■ Task item: The lines to copy are those in the listing that hold the word "constexpr".

■ Records provided:
## Stage middle-pass IFFT and NTT twiddle rows in LDS for paired kernel

Result: no change. 7.768 million ciphertexts/s (median of 3 runs) (+0.7%).

```diff
diff --git a/include/seal_embedded_amd.h b/include/seal_embedded_amd.h
--- a/include/seal_embedded_amd.h
+++ b/include/seal_embedded_amd.h
@@ -221,6 +221,7 @@
                        double *scale, uint16_t *index_map, double *ifft_w, uint32_t *ntt_rw,
                        uint32_t *intt_rw);
 int se_amd_ifft_table_sha256(se_amd_ctx *ctx, char out_hex[65]);
+int se_amd_fused_kernel_occupancy(se_amd_ctx *ctx, int mode, int keyed, int *workgroups_per_cu, size_t *lds_bytes);
 int se_amd_set_reject_list_capacity(se_amd_ctx *ctx, uint32_t cap);
 int se_amd_set_speculation_capacity(se_amd_ctx *ctx, uint32_t cap);
 int se_amd_set_host_chunk(se_amd_ctx *ctx, size_t ciphertexts);
diff --git a/seal-embedded_amd/__init__.py b/seal-embedded_amd/__init__.py
--- a/seal-embedded_amd/__init__.py
+++ b/seal-embedded_amd/__init__.py
@@ -49,6 +49,7 @@
     "se_amd_set_secret_keyring", "se_amd_set_public_keyring", "se_amd_encrypt_sym_keyed_device",
     "se_amd_encrypt_asym_keyed_device", "se_amd_decrypt_decode_keyed_device",
     "se_amd_decrypt_full_device", "se_amd_decrypt_full_keyed_device", "se_amd_crt_constants",
+    "se_amd_fused_kernel_occupancy",
 )
 
 
@@ -114,6 +115,7 @@
     L.se_amd_set_host_chunk.argtypes = [vp, sz]
     L.se_amd_host_tables.argtypes = [sz, sz, vp, vp, vp, vp, vp, vp, vp]
     L.se_amd_ifft_table_sha256.argtypes = [vp, C.c_char_p]
+    L.se_amd_fused_kernel_occupancy.argtypes = [vp, i32, i32, C.POINTER(i32), C.POINTER(sz)]
     L.se_amd_reserve.argtypes = [vp, sz]
     L.se_amd_set_debug_flags.argtypes = [vp, u32]
     L.se_amd_set_pipeline.argtypes = [vp, i32, i32]
@@ -284,6 +286,12 @@
         _check(self.L.se_amd_ifft_table_sha256(self.h, buf), "se_amd_ifft_table_sha256")
         return buf.value.decode()
 
+    def fused_kernel_occupancy(self, mode, keyed=False):
+        blocks, lds = C.c_int(0), C.c_size_t(0)
+        _check(self.L.se_amd_fused_kernel_occupancy(self.h, mode, int(keyed), C.byref(blocks), C.byref(lds)),
+               "se_amd_fused_kernel_occupancy")
+        return blocks.value, lds.value
+
     def set_secret_key(self, sk_packed):
         import numpy as np
         sk = np.ascontiguousarray(sk_packed, dtype=np.uint8)
diff --git a/seal-embedded_amd/csrc/kernels/encode_encrypt.hip b/seal-embedded_amd/csrc/kernels/encode_encrypt.hip
--- a/seal-embedded_amd/csrc/kernels/encode_encrypt.hip
+++ b/seal-embedded_amd/csrc/kernels/encode_encrypt.hip
@@ -249,6 +249,13 @@
 constexpr int kWgRisky          = 8;
 constexpr double kHalfDelta     = 3.0e-14 * 1.001;
 constexpr size_t kPairParkWords = 5120;
+constexpr size_t kPairIfftRowsWords = kPairParkWords + 4096;
+constexpr size_t kPairNttRowsWords  = kPairIfftRowsWords + root_rows<11, 4>() * (sizeof(double2) / 4);
+constexpr size_t kPairLdsWords      = kPairNttRowsWords + root_rows<12, 4>() * (sizeof(uint2) / 4);
+static_assert(kPairIfftRowsWords >= kPairParkWords + 16 * XformGeom<12>::THREADS, "the rows begin past the parked plaintext");
+static_assert(kPairIfftRowsWords >= (size_t)XformGeom<12>::SLOTS * 2, "the rows begin past the encoders' FP64 plane");
+static_assert(kPairIfftRowsWords % 4 == 0 && kPairNttRowsWords % 2 == 0, "16-byte twiddles, 8-byte root pairs");
+static_assert(kPairLdsWords * 4 <= 40960, "four workgroups per CU: 160 KiB / 4");
 
 template <int LOGN, int MODE, bool GENERAL, bool PAIR, typename MT>
 __device__ __forceinline__ void encrypt_tail(const DevParams &P, const DevTables &T, const EncArgs &A,
@@ -416,10 +423,16 @@
         }
         else
         {
+            const int ti = PAIR ? opaque_index(t) : 0;
+            uint2 rows_pre = {0u, 0u};
+            if constexpr (PAIR) rows_pre = ntt_rows_fetch<LOGN>(RW, ti);
             uint32_t a_pre[16];
             if constexpr (MODE == kModeSym && QUADS) ld_poly<QUADS>(a_pre, A.c1 + pb, tg);
             reduce_signed16(m, x, q, crh, crl, small);
-            ntt_tiles<LOGN>(x, RW, q, lds32, t);
+            if constexpr (PAIR)
+                ntt_tiles_rows<LOGN>(x, RW, q, lds32, t, reinterpret_cast<uint2 *>(lds32 + kPairNttRowsWords), ti, rows_pre);
+            else
+                ntt_tiles<LOGN>(x, RW, q, lds32, t);
             if constexpr (MODE != kModeSym)
             {
 #pragma unroll
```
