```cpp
int c3d_stem_fwd(const float* x, const float* w_t, const float* w_xy, void* u, double* sums, int32_t B,
                 int32_t T, int32_t H, int32_t W, int32_t dtype, void* stream);
int c3d_stem_bwd_dv(const float* x, const float* w_t, const float* w_xy, const void* g0, const void* u,
                    const float* coef, void* dv, float* dw_xy, int32_t B, int32_t T, int32_t H, int32_t W,
                    int32_t dtype, void* stream);
int c3d_stem_bwd_wx(const float* x, const float* w_t, const void* dv, float* dw_t, float* dP, int32_t B,
                    int32_t T, int32_t H, int32_t W, int32_t t_first, int32_t n_frames, int32_t per_sample,
                    int32_t dtype, void* stream);

int c3d_convT4s2_fwd(const void* in, const float* w, const float* bias, const void* skip,
                     int64_t skip_bstride, void* out, int32_t B, int32_t h, int32_t wd, int32_t C,
                     int32_t dtype, void* stream);
int c3d_convT4s2_bwd_data(const void* dout, const float* w, void* din, int32_t B, int32_t h, int32_t wd,
                          int32_t C, int32_t dtype, void* stream);
int64_t c3d_convT4s2_wgrad_ws_floats(int32_t B, int32_t h, int32_t wd, int32_t C);
int c3d_convT4s2_wgrad(const void* t, const void* dout, float* dw, float* ws, int32_t B, int32_t h, int32_t wd,
                       int32_t C, int32_t dtype, void* stream);
int c3d_col_sum(const void* x, float* out, int64_t M, int32_t C, int32_t Cp, int32_t dtype, void* stream);
int c3d_head3x3_fwd(const void* x, const float* w, float* out, int32_t B, int32_t H, int32_t W, int32_t C,
                    int32_t NC, int32_t has_sigmoid, int32_t dtype, void* stream);
int64_t c3d_head3x3_bwd_ws_floats(int32_t B, int32_t H, int32_t W, int32_t NC);
int c3d_head3x3_bwd(const float* dout, const float* prob, const void* x, const float* w, void* dx,
                    float* dw, float* ws, int32_t B, int32_t H, int32_t W, int32_t C, int32_t NC, int32_t has_sigmoid,
                    int32_t dtype, void* stream);

int c3d_bce_dice_fwd(const float* prob, const float* target, int64_t n, double* sums4, float* loss,
                     void* stream);
int c3d_bce_dice_bwd(const float* prob, const float* target, const double* sums4, const float* dloss,
                     int64_t n, float* dprob, void* stream);
int c3d_adam_step(float* param, const float* grad, float* exp_avg, float* exp_avg_sq, int64_t n,
// ... 153 lines not shown
```

Before: 1598 images/s.

## Fuse stem BN/ReLU output with first-stage enhance in forward and backward

Adds fused kernels that apply the stem's BN affine and ReLU on the fly and combine them with the stage-0 enhance step: abs-diff of the pre/post frames, the mid-frame add of relu(e), and a backward kernel that merges the enhance sign-gradient, the ReLU mask and the BN dsums reduction. A new autograd function is used by default in training. The aim is to stop materialising the stem output y and the separate enhance passes, which removes several full-tensor HBM reads and writes. In exchange the backward recomputes y from u, which adds some arithmetic, and the code paths for the stem are now more complex.

```diff
diff --git a/change3d_amd/_lib.py b/change3d_amd/_lib.py
--- a/change3d_amd/_lib.py
+++ b/change3d_amd/_lib.py
@@ -120,6 +120,9 @@
     "c3d_enhance_apply": (i32, [vp, vp, vp, i32, i32, i64, i32, i32, i32, vp]),
     "c3d_enhance_bwd_mask": (i32, [vp, vp, vp, i32, i32, i64, i32, i32, i32, vp]),
     "c3d_enhance_bwd_apply": (i32, [vp, vp, vp, vp, i32, i32, i64, i32, i32, i32, i32, vp]),
+    "c3d_stem_enhance_fwd": (i32, [vp, vp, vp, vp, i32, i32, i64, i32, i32, i32, i32, i32, vp]),
+    "c3d_stem_enhance_mid": (i32, [vp, vp, vp, vp, i32, i32, i64, i32, i32, i32, vp]),
+    "c3d_stem_enhance_bwd": (i32, [vp, vp, vp, vp, vp, vp, vp, i32, i32, i64, i32, i32, i32, i32, i32, vp]),
     "c3d_frame_scatter": (i32, [vp, vp, i32, i32, i64, i32, i32, i32, i32, vp]),
     "c3d_stem_fwd": (i32, [vp, vp, vp, vp, vp, i32, i32, i32, i32, i32, vp]),
     "c3d_stem_bwd_dv": (i32, [vp, vp, vp, vp, vp, vp, vp, vp, i32, i32, i32, i32, i32, vp]),
diff --git a/change3d_amd/csrc/elementwise.hip b/change3d_amd/csrc/elementwise.hip
--- a/change3d_amd/csrc/elementwise.hip
+++ b/change3d_amd/csrc/elementwise.hip
@@ -218,6 +218,178 @@
       }
     }
     Vec8<T>::store(dy + i * 8, f);
+  }
+}
+
+template <typename T>
+__device__ __forceinline__ void stem_y(const float (&uv)[8], const float (&a)[8], const float (&b)[8], float (&y)[8]) {
+#pragma unroll
+  for (int j = 0; j < 8; ++j) y[j] = round_as<T>(fmaxf(fmaf(uv[j], a[j], b[j]), 0.f));
+}
+
+__device__ __forceinline__ void load_rows8(const float* __restrict__ p, float (&f)[8]) {
+  const float4 x = *reinterpret_cast<const float4*>(p), y = *reinterpret_cast<const float4*>(p + 4);
+  f[0] = x.x; f[1] = x.y; f[2] = x.z; f[3] = x.w; f[4] = y.x; f[5] = y.y; f[6] = y.z; f[7] = y.w;
+}
+
+template <typename T>
+__global__ __launch_bounds__(256) void stem_enhance_fwd_kernel(const T* __restrict__ u, const float* __restrict__ ss,
+                                                               T* __restrict__ out, T* __restrict__ d, int64_t nvec,
+                                                               int64_t hwv, int G, int Tn, int t_pre, int t_post,
+                                                               int t_mid) {
+  const int v = threadIdx.x % G;
+  float a[8], b[8];
+  load_rows8(ss + v * 8, a);
+  load_rows8(ss + G * 8 + v * 8, b);
+  typedef typename Vec8<T>::raw_t raw_t;
+  const int64_t stride = (int64_t)gridDim.x * blockDim.x;
+  for (int64_t i = (int64_t)blockIdx.x * blockDim.x + threadIdx.x; i < nvec; i += stride) {
+    const int64_t bb = i / hwv, r = i - bb * hwv;
+    const int64_t base = bb * Tn * hwv + r;
+    const raw_t rp = Vec8<T>::load_raw(u + (base + t_pre * hwv) * 8);
+    const raw_t rq = Vec8<T>::load_raw(u + (base + t_post * hwv) * 8);
+    float f[8], p[8], q[8];
+    Vec8<T>::cvt_raw(rp, f);
+    stem_y<T>(f, a, b, p);
+    Vec8<T>::store(out + (base + t_pre * hwv) * 8, p);
+    Vec8<T>::cvt_raw(rq, f);
+    stem_y<T>(f, a, b, q);
+    Vec8<T>::store(out + (base + t_post * hwv) * 8, q);
+#pragma unroll
+    for (int j = 0; j < 8; ++j) p[j] = fabsf(p[j] - q[j]);
+    Vec8<T>::store(d + i * 8, p);
+    for (int t = 0; t < Tn; ++t) {
+      if (t == t_pre || t == t_post || t == t_mid) continue;
+      Vec8<T>::load(u + (base + t * hwv) * 8, f);
+      stem_y<T>(f, a, b, q);
+      Vec8<T>::store(out + (base + t * hwv) * 8, q);
+    }
+  }
+}
+
+template <typename T>
+__global__ __launch_bounds__(256) void stem_enhance_mid_kernel(const T* __restrict__ u, const float* __restrict__ ss,
+                                                               const T* __restrict__ e, T* __restrict__ out,
+                                                               int64_t nvec, int64_t hwv, int G, int Tn, int t_mid) {
+  const int v = threadIdx.x % G;
+  float a[8], b[8];
+  load_rows8(ss + v * 8, a);
+  load_rows8(ss + G * 8 + v * 8, b);
+  typedef typename Vec8<T>::raw_t raw_t;
+  const int64_t stride = (int64_t)gridDim.x * blockDim.x;
+  for (int64_t i = (int64_t)blockIdx.x * blockDim.x + threadIdx.x; i < nvec; i += stride) {
+    const int64_t bb = i / hwv, r = i - bb * hwv;
+    const int64_t row = (bb * Tn + t_mid) * hwv + r;
+    const raw_t ru = Vec8<T>::load_raw(u + row * 8);
+    const raw_t re = Vec8<T>::load_raw(e + i * 8);
+    float f[8], y[8], ev[8];
+    Vec8<T>::cvt_raw(ru, f);
+    Vec8<T>::cvt_raw(re, ev);
+    stem_y<T>(f, a, b, y);
+#pragma unroll
+    for (int j = 0; j < 8; ++j) y[j] += fmaxf(ev[j], 0.f);
+    Vec8<T>::store(out + row * 8, y);
+  }
+}
+
+template <typename T>
+__global__ __launch_bounds__(256) void stem_enhance_bwd_kernel(const T* __restrict__ dout, const T* __restrict__ c,
+                                                               const float* __restrict__ ss, const T* __restrict__ dd,
+                                                               T* __restrict__ g, const float* __restrict__ mr_c,
+                                                               double* __restrict__ dsums_c, int64_t nvec, int64_t hwv,
+                                                               int G, int C, int Tn, int t_pre, int t_post) {
+  extern __shared__ float red[];
+  const int v = threadIdx.x % G;
+  const int Cp = G * 8;
+  float s1[8], s2[8];
+  float mc[8], rc[8], a[8], b[8];
+  load_rows8(mr_c + v * 8, mc);
+  load_rows8(mr_c + Cp + v * 8, rc);
+  load_rows8(ss + v * 8, a);
+  load_rows8(ss + Cp + v * 8, b);
+#pragma unroll
+  for (int j = 0; j < 8; ++j) { s1[j] = 0.f; s2[j] = 0.f; }
+  const int64_t stride = (int64_t)gridDim.x * blockDim.x;
+  const int64_t other = (int64_t)(t_post - t_pre) * hwv;
+  constexpr int BOB_U = 4;
+  typedef typename Vec8<T>::raw_t raw_t;
+  int64_t ci = (int64_t)blockIdx.x * blockDim.x + threadIdx.x;
+  int64_t cb, cr;
+  int ct;
+  {
+    const int64_t bt = ci / hwv;
+    cr = ci - bt * hwv;
+    cb = bt / Tn;
+    ct = (int)(bt - cb * Tn);
+  }
+  for (int64_t i0 = ci; i0 < nvec; i0 += BOB_U * stride) {
+    raw_t rd[BOB_U], rc_[BOB_U], ro[BOB_U], rdd[BOB_U];
+    int side[BOB_U];
+#pragma unroll
+    for (int u = 0; u < BOB_U; ++u) {
+      const int64_t i = i0 + u * stride;
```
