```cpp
struct SboxState {
    uint32_t subkey[8];
    uint32_t n0, n1;
    uint32_t s[4];
    uint32_t r64[5], rS[5];
    uint32_t bad, pad[7];
    uint32_t rpow[64][5];
};
size_t sbox_regions(size_t max_msg_bytes);
hipError_t launch_sealedbox_open(const uint8_t pk[32], const uint8_t sk[32], const uint8_t* d_boxes, size_t slot,
                                 const uint64_t* d_row_bytes, size_t rows, size_t max_box_bytes, uint8_t* d_out, size_t out_slot,
                                 uint64_t* d_out_bytes, uint32_t* d_ok, uint32_t* d_status, SboxState* d_states,
                                 uint32_t* d_partial, hipStream_t s);
hipError_t launch_sealedbox_verify(const uint8_t pk[32], const uint8_t sk[32], const uint8_t* d_boxes, size_t slot,
                                   const uint64_t* d_row_bytes, size_t rows, size_t max_box_bytes, uint64_t* d_out_bytes,
                                   uint32_t* d_ok, uint32_t* d_status, SboxState* d_states, uint32_t* d_partial, hipStream_t s);
hipError_t launch_sealedbox_seal(const uint8_t* d_esk, const uint8_t* d_pks, size_t n_pks, size_t rows_per_key,
                                 const uint8_t* d_msgs, size_t msg_slot, const uint64_t* d_msg_bytes, size_t rows,
                                 size_t max_msg_bytes, uint8_t* d_boxes, size_t slot, uint64_t* d_row_bytes, SboxState* d_states,
                                 uint32_t* d_partial, hipStream_t s);
hipError_t launch_sealedbox_seal_setup(const uint8_t* d_esk, const uint8_t* d_pks, size_t n_pks, size_t rows_per_key, uint8_t* d_boxes,
                                       size_t slot, size_t rows, SboxState* d_states, hipStream_t s);
hipError_t launch_sealedbox_seal_auth(const uint64_t* d_msg_bytes, size_t rows, size_t max_msg_bytes, uint8_t* d_boxes, size_t slot,
                                      uint64_t* d_row_bytes, SboxState* d_states, uint32_t* d_partial, hipStream_t s);
hipError_t launch_sealedbox_poly_test(const uint8_t* d_keys, const uint8_t* d_msgs, size_t msg_slot, const uint64_t* d_msg_bytes,
                                      size_t rows, size_t max_msg_bytes, uint8_t* d_heads, uint64_t* d_head_bytes,
                                      SboxState* d_states, uint32_t* d_partial, hipStream_t s);

hipError_t launch_modsum_parts(const int64_t* d_parts, size_t parts, size_t part_stride, size_t len,
                               const ModParams& mod, int64_t* d_out, hipStream_t s);
hipError_t launch_fill_synthetic(int64_t* d_out, size_t participants, size_t len, size_t stride,
// ... 5 lines not shown
```

sda_amd/csrc/sda_capi.cpp:

```cpp
#include "../../include/sda_hip.h"

#include <hip/hip_runtime_api.h>
#include <errno.h>
#include <stdarg.h>
#include <stdio.h>
#include <stdlib.h>
#include <atomic>
#include <string.h>
#include <sys/random.h>

#include <algorithm>
#include <new>
#include <string>
#include <vector>

#include "capi_internal.hpp"
#include "host_chacha.hpp"
#include "host_math.hpp"
#include "kernels.hpp"
#include "modarith.hpp"
#include "path_select.hpp"

using namespace sda;

// ... 2540 lines not shown
    if (L == 0) HIP_TRY(launch_varint_stream_decode(d_bytes, rows * slot_bytes, rr, rows, 0, 0, nullptr, d_status, c->ctx.pick(stream)));
    return c->mark_pending(c->ctx.pick(stream));
}
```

■ Your solution:
 constexpr int kWgRisky          = 8;
 constexpr double kHalfDelta     = 3.0e-14 * 1.001;
 constexpr size_t kPairParkWords = 5120;
+constexpr size_t kPairIfftRowsWords = kPairParkWords + 4096;
+constexpr size_t kPairNttRowsWords  = kPairIfftRowsWords + root_rows<11, 4>() * (sizeof(double2) / 4);
+constexpr size_t kPairLdsWords      = kPairNttRowsWords + root_rows<12, 4>() * (sizeof(uint2) / 4);
+            if constexpr (PAIR) rows_pre = ntt_rows_fetch<LOGN>(RW, ti);
             if constexpr (MODE == kModeSym && QUADS) ld_poly<QUADS>(a_pre, A.c1 + pb, tg);
+            if constexpr (PAIR)
             if constexpr (MODE != kModeSym)
+  constexpr int BOB_U = 4;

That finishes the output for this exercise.